Lead Opinion
Order, Supreme Court, New York County (Sheila AbdusSalaam, J.), entered December 10, 2002, which denied plaintiffs motion to charge the jurors on the doctrine of res ipsa loquitur, and order, same court and Justice, entered December 27, 2002, which granted defendants’ motion to preclude the testimony of plaintiffs experts and thereupon dismissed the complaint, reversed, on the law, without costs, the denial of plaintiffs motion vacated, defendants’ motion denied, the complaint reinstated, and the matter remanded for trial.

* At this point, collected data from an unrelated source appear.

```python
class _PackedConv:

    def __init__(self, dev, weight, bias, ksize, stride, splits, shuffle=False):
        lib = L.load()
        w = weight.detach().to('cpu', torch.float32).numpy()
        if shuffle:
            cin, cout = w.shape[0], w.shape[1]
            coutp = _rup(cout)
            m = np.zeros((4, coutp, cin), np.float32)
            m[:, :cout, :] = w.transpose(2, 3, 1, 0).reshape(4, cout, cin)
            w = m.reshape(4 * coutp, cin, 1, 1)
            self.cout_real_p = coutp
            gemm_n = 4 * coutp
        else:
            cout = w.shape[0]
            coutp = _rup(cout)
            gemm_n = coutp
            self.cout_real_p = coutp
        assert sum(splits) == w.shape[1], (splits, w.shape)
        psplits = [_rup(s) for s in splits]
        cinp = sum(psplits)
        wp = np.zeros((gemm_n, cinp, ksize, ksize), np.float32)
        so, do = 0, 0
# ... 214 lines not shown
            return False
        prec = getattr(self, 'precision', 'fp32')
        if prec not in ('fp32', 'fp16'):
            return False
        parts = 2 if prec == 'fp32' else 1
        return all(pc.ksize == 3 and pc.stride == 1 and pc.split(parts) is not None for pc in (pc1, pc2))

    def _sp_flow(self, N, H, W):
        if not (SPLIT_PLANES and SP_FLOW) or getattr(self, 'strict', False) or getattr(self, 'conv_algo', WINO_DEFAULT) != 'split':
            return False
        prec = getattr(self, 'precision', 'fp32')
        if prec not in ('fp32', 'fp16') or (prec == 'fp16' and not HALF_FLOW) or sp_plane_units(H, W) * 64 * 4 >= 2 ** 31:
            return False
        parts = 2 if prec == 'fp32' else 1
        for i, blk in self.blocks.items():
            for k in ('conv1', 'conv2', 'pool', 'upsc'):
                if k in blk and blk[k].split(parts, wide=False) is None:
                    return False
        return self._out4_fusable(self.blocks[9]['conv2'], flow=True)

    def _out4_fusable(self, pc, flow=False):
        prec = getattr(self, 'precision', 'fp32')
        return (not getattr(self, 'strict', False) and getattr(self, 'conv_algo', WINO_DEFAULT) == 'split' and (prec == 'fp32' or (prec == 'fp16' and flow))
                and pc.ksize == 3 and pc.stride == 1 and pc.gemm_n == 32 and pc.split(2 if prec == 'fp32' else 1) is not None and FUSE_OUT4)

    def _new_sp(self, key, N, H, W, Cc, parts=2):
        cache = self.__dict__.setdefault('_sp_cache', {})
        k = (key, N, H, W, Cc, parts, getattr(self, 'lane', 0))
        if k not in cache:
            cache[k] = torch.zeros(N * (Cc // 16) * 2 * parts * sp_plane_units(H, W) * 4, dtype=torch.float32, device=self.dev)
        return cache[k]

    def _conv(self, pc, src0, src1, N, H, W, dst, escale=None, eshift=None, ebatch=0, res=None, pre_act=0, post_act=0,
              slope=0.0, algo=None, out4=None, in_fmt=0, out_fmt=0, res_fmt=0, dst2=None, stationary=False):
        d = L.YondConvDesc()
        d.src0 = src0.data_ptr()
        d.src1 = src1.data_ptr() if src1 is not None else None
        d.C0 = pc.psplits[0]
        d.C1 = pc.psplits[1] if len(pc.psplits) > 1 else 0
        d.N, d.H, d.W = N, H, W
        if pc.stride == 2:
            d.Ho, d.Wo = (H + 1) // 2, (W + 1) // 2
        else:
            d.Ho, d.Wo = H, W
        d.Cout = pc.gemm_n
        d.ksize, d.stride, d.shuffle = pc.ksize, pc.stride, int(pc.shuffle)
        d.pre_act, d.post_act, d.slope = pre_act, post_act, slope
        prec = getattr(self, 'precision', 'fp32')
        if getattr(self, 'strict', False) and algo is None:
            prec, algo = 'fp32-mfma', 1
        if algo is None:
            algo = getattr(self, 'conv_algo', WINO_DEFAULT)
            if prec == 'fp32-mfma' and algo == 'split':
                algo = 1
            if prec == 'fp16' and WINO_DEFAULT == 'split':
                algo = 'half'
        fp16 = prec == 'fp16' or algo == 'fp16'
        wino = split = None
        if algo in ('split', 'half'):
            ws2 = (HALF_S2_TN128 and algo == 'half' and pc.stride == 2 and in_fmt == 1 and out_fmt == 2 and dst2 is None
                   and (pc.gemm_n // 128) * ((d.Wo + 31) // 32) * ((d.Ho + 7) // 8) * N >= 256)
            ws2 = ws2 or (HALF_K1_TN128 and algo == 'half' and pc.ksize == 1 and in_fmt == 1 and dst2 is None)
            split = pc.split(2 if algo == 'split' else 1, wide=(not (in_fmt or out_fmt or res_fmt or dst2 is not None)) or (HALF_FLOW_TN128 and out_fmt == 1),
                             wide_s2=ws2)
            if algo == 'half' and pc.ksize == 1 and in_fmt != 1:
                split = None
            if split is None and not fp16 and pc.ksize == 3:
                wino = pc.wino()
        elif not fp16:
            wino = pc.wino() if algo in (1, 2) else None
        if split is not None:
            tn, wpk = split
            kc = 16
            d.algo = 3 if algo == 'split' else 4
        elif wino is not None:
            tn, wpk = wino
            kc = 8
            d.algo = 1
        elif algo == 'split' and pc.ksize == 1 and not fp16 and pc.config(N, d.Ho, d.Wo, split=True)[2] is not None:
            tn, kc, wpk = pc.config(N, d.Ho, d.Wo, split=True)
            d.algo = 5
        else:
            tn, kc, wpk = pc.config(N, d.Ho, d.Wo)
            d.algo = 2 if (fp16 and pc.wmax <= 65504.0) else 0
        d.wpk = wpk.data_ptr()
        d.tn = tn
        d.kc = kc
        d.escale = escale.data_ptr() if escale is not None else None
        d.eshift = (eshift if eshift is not None else pc.bias).data_ptr()
        d.ebatch = ebatch
        d.res = res.data_ptr() if res is not None else None
        d.dst = dst.data_ptr() if dst is not None else None
        status = getattr(self, 'status', None)
        d.status = status.data_ptr() + 4 * self.status_slot if status is not None else None
        d.in_fmt, d.out_fmt, d.res_fmt = in_fmt, out_fmt, res_fmt
        d.dst2 = dst2.data_ptr() if dst2 is not None else None
        if stationary and d.algo == 3 and self.lib.yond_gemm_k1_stationary_supported(C.byref(d)):
            d.algo = 6
        if SNAKE_ORDER and d.algo in (3, 4, 6):
            self._tile_order = 1 - getattr(self, '_tile_order', 0)
            d.tile_order = self._tile_order
        clk = getattr(self, 'clk', None)
        d.clk = clk.data_ptr() if (clk is not None and d.algo in (3, 4, 6)) else None
        if (in_fmt or out_fmt or res_fmt) and d.algo not in (3, 4, 6):
            raise L.YondHipError("split-plane / 4-channel-plane tensors need the split-operand kernel (algo 3, or 4 with h-only planes)")
        if out4 is not None:
            w4, b4, x4, ub4, o4 = out4
            if d.algo not in (3, 4):
                raise L.YondHipError("fused output projection needs the split-operand 3x3 kernel")
            d.out4_w, d.out4_b = w4.data_ptr(), (b4.data_ptr() if b4 is not None else None)
            d.out4_x = x4.data_ptr() if x4 is not None else None
            d.out4_ub = ub4.data_ptr() if ub4 is not None else None
            d.out4_dst = o4.data_ptr()
        prof = getattr(self, 'prof', None)
        if prof is not None:
            tag = f"conv_wino_kernel<{tn}>" if d.algo == 1 else f"conv_mfma_kernel<{pc.ksize},{pc.stride},8,{tn},{kc}>"
            if d.algo in (3, 4, 6):
                tag = f"conv_split_kernel<{pc.stride if pc.ksize == 3 else 'k1'},{tn},{1 if d.algo == 4 else 2}>" + ("/stationary" if d.algo == 6 else "")
            if d.algo == 2:
                tag += "/f16"
            if d.algo == 5:
                tag += "/split"
            only = getattr(self, 'prof_only', None)
            if only is not None and not only(tag):
                prof = None
            every = getattr(self, 'prof_every', 1)
            if every > 1 and getattr(self, '_fwd_idx', 0) % every:
                prof = None
        if prof is not None:
            e0, e1 = torch.cuda.Event(enable_timing=True), torch.cuda.Event(enable_timing=True)
            e0.record()
        L.check(self.lib.yond_conv2d_f32(C.byref(d), L.stream()), "yond_conv2d_f32")
        if prof is not None:
            e1.record()
            prof.append((tag, 2.0 * pc.macs_per_pixel * N * d.Ho * d.Wo, e0, e1))
        return dst

    def _block0_weights(self, pc):
        w = getattr(pc, '_b0', None)
        if w is None:
            if not L.has("yond_pack_block0_weight_f32"):
                raise L.YondHipError("the fused level-0 block exists only in experiment builds of the library (python -m yond_public_amd.build --experiments)")
            if not (pc.ksize == 3 and pc.stride == 1 and pc.gemm_n == 32 and pc.cinp == 32 and len(pc.psplits) == 1):
                return None
            host = np.zeros(9 * 2 * 4 * 32 * 8, np.float16)
            if self.lib.yond_pack_block0_weight_f32(_np_ptr(pc._wp), 32, 32, _np_ptr(host)) != 0:
                return None
            w = pc._b0 = torch.from_numpy(host.view(np.float32)).to(pc._dev)
        return w

    def _block0(self, pc1, pc2, x, N, H, W, f, in_fmt, dst=None, out4=None):
# ... 107 lines not shown
            L.check(lib.yond_conv_in_f32(L.ptr(x4), L.ptr(ub), N, H, W, nfp, L.ptr(self.conv_in_w), L.ptr(self.conv_in_b),
                                         0.01, L.ptr(a), P4 if flow else 0, st), "yond_conv_in_f32")
            skips = {}
            h, w = H, W
            cur = a
            xsp = None
            for i in range(1, 10):
                blk = self.blocks[i]
                cp = blk['Cp']
                f = film[f'conv{i}']
                last = i == 9
                xfmt = P4 if (flow and not last) else 0
                if i >= 6:
                    xs = self._new(N, 2 * h, 2 * w, cp)
                    up = blk['upsc2'] if (flow and K1_SUB2 and 'upsc2' in blk) else blk['upsc']
                    xsp = (self._new_sp(('xspd', i), N, 2 * h, 2 * w, cp, pt)
                           if (flow and not last and (9 - i) in (K1_D2_LEVELS if pt == 2 else K1_D2_LEVELS_HALF) and up is blk['upsc'] and cp % 64 == 0 and w > 16) else None)
                    self._conv(up, cur, skips[10 - i], N, h, w, xs, in_fmt=SP if flow else 0, out_fmt=xfmt, dst2=xsp,
                               stationary=(9 - i) in K1_STATIONARY_LEVELS)
                    h, w = 2 * h, 2 * w
                    cur = xs
                if flow and FUSE_BLOCK0 and h == H and cp == 32 and self._block0_weights(blk['conv1']) is not None and self._block0_weights(blk['conv2']) is not None:
                    if last and self._out4_fusable(blk['conv2'], flow):
                        out4 = self._new(N, H, W, 4)
                        self._block0(blk['conv1'], blk['conv2'], cur, N, h, w, f, xfmt, out4=(self.w_out, self.b_out, x4 if self.res else None, ub, out4))
                        return out4
                    if not last:
                        out = self._new_sp(('out', i), N, h, w, cp, pt)
                        self._block0(blk['conv1'], blk['conv2'], cur, N, h, w, f, xfmt, dst=out)
                        cur = out
                        skips[i] = cur
                        nxt = self._new(N, h // 2, w // 2, blk['pool'].coutp)
                        xsp = self._new_sp(('xsp', i + 1), N, h // 2, w // 2, blk['pool'].coutp, pt) if (flow and i >= SP_CONV1_MIN_LEVEL) else None
                        self._conv(blk['pool'], cur, None, N, h, w, nxt, in_fmt=SP, out_fmt=P4, dst2=xsp)
                        h, w = h // 2, w // 2
                        cur = nxt
                        continue
                act_in_producer = self._split_pair(blk['conv1'], blk['conv2'])
                sp = SP if (flow or (act_in_producer and SPLIT_PLANES and getattr(self, 'precision', 'fp32') == 'fp32'
                                      and sp_plane_units(h, w) * 64 < 2 ** 31)) else 0
                tmp = self._new_sp(('tmp', i), N, h, w, cp, pt) if sp else self._new(N, h, w, cp)
                if xsp is not None and sp and act_in_producer:
                    self._conv(blk['conv1'], xsp, None, N, h, w, tmp, escale=f[0], eshift=f[1], ebatch=1, pre_act=0, post_act=1,
                               in_fmt=SP, out_fmt=sp)
                else:
                    self._conv(blk['conv1'], cur, None, N, h, w, tmp, escale=f[0], eshift=f[1], ebatch=1, pre_act=1,
                               post_act=1 if act_in_producer else 0, in_fmt=xfmt, out_fmt=sp)
                xsp = None
                pre2 = 0 if act_in_producer else 1
                if last and self._out4_fusable(blk['conv2'], flow):
                    out4 = self._new(N, H, W, 4)
                    self._conv(blk['conv2'], tmp, None, N, h, w, None, escale=f[2], eshift=f[3], ebatch=1, res=cur, pre_act=pre2,
                               out4=(self.w_out, self.b_out, x4 if self.res else None, ub, out4), in_fmt=sp)
                    return out4
                if flow:
                    out = self._new_sp(('out', i), N, h, w, cp, pt)
                    self._conv(blk['conv2'], tmp, None, N, h, w, out, escale=f[2], eshift=f[3], ebatch=1, res=cur, pre_act=pre2,
                               in_fmt=SP, out_fmt=SP, res_fmt=P4)
                else:
                    out = self._new(N, h, w, cp)
                    self._conv(blk['conv2'], tmp, None, N, h, w, out, escale=f[2], eshift=f[3], ebatch=1, res=cur, pre_act=pre2, in_fmt=sp)
                cur = out
                if i <= 4:
                    skips[i] = cur
                    nxt = self._new(N, h // 2, w // 2, blk['pool'].coutp)
                    xsp = self._new_sp(('xsp', i + 1), N, h // 2, w // 2, blk['pool'].coutp, pt) if (flow and i >= SP_CONV1_MIN_LEVEL) else None
                    self._conv(blk['pool'], cur, None, N, h, w, nxt, in_fmt=SP if flow else 0, out_fmt=P4 if flow else 0, dst2=xsp)
                    h, w = h // 2, w // 2
                    cur = nxt
            feat = cur
        else:
            a = self._new(N, H, W, nfp)
            L.check(lib.yond_conv_in_f32(L.ptr(x4), L.ptr(ub), N, H, W, nfp, L.ptr(self.conv_in_w), L.ptr(self.conv_in_b),
                                         0.2, L.ptr(a), 0, st), "yond_conv_in_f32")
            cv = self.convs
            h, w = H, W
            cur = self._conv(cv['conv1_2'], a, None, N, h, w, self._new(N, h, w, cv['conv1_2'].coutp), post_act=2, slope=0.2)
            skips = {1: cur}

            def first_of_pair(i, c1, c2, s0, s1):
                sp = (UNET_SP and SPLIT_PLANES and not getattr(self, 'strict', False) and getattr(self, 'conv_algo', WINO_DEFAULT) == 'split'
                      and getattr(self, 'precision', 'fp32') == 'fp32' and c1.split(2) is not None and c2.split(2) is not None
                      and N * sp_plane_units(h, w) * 64 < 2 ** 31)
                dst = self._new_sp(('utmp', i), N, h, w, c1.coutp) if sp else self._new(N, h, w, c1.coutp)
                self._conv(c1, s0, s1, N, h, w, dst, post_act=2, slope=0.2, out_fmt=1 if sp else 0)
                return dst, (1 if sp else 0)

            for i in range(2, 6):
                cpv = cur.shape[-1]
                pooled = self._new(N, h // 2, w // 2, cpv)
                L.check(lib.yond_maxpool2_f32(L.ptr(cur), N, h, w, cpv, L.ptr(pooled), st), "yond_maxpool2_f32")
                h, w = h // 2, w // 2
                c1, c2 = cv[f'conv{i}_1'], cv[f'conv{i}_2']
                cur, fmt = first_of_pair(i, c1, c2, pooled, None)
                cur = self._conv(c2, cur, None, N, h, w, self._new(N, h, w, c2.coutp), post_act=2, slope=0.2, in_fmt=fmt)
                if i < 5:
                    skips[i] = cur
            for i in range(6, 10):
                upc = cv[f'upv{i}']
                up = self._new(N, 2 * h, 2 * w, upc.cout_real_p)
# ... 48 lines not shown
```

In December 1995, plaintiff underwent a hysterectomy to treat her ovarian cancer, following which she complained of severe pain and weakness in the right arm and shoulder, which was thereafter diagnosed as long thoracic nerve palsy. Plaintiff commenced this medical malpractice action alleging that the subject palsy was caused by the anesthesia team’s improper hyperabduction of her arm for an extended period while she was under general anesthesia.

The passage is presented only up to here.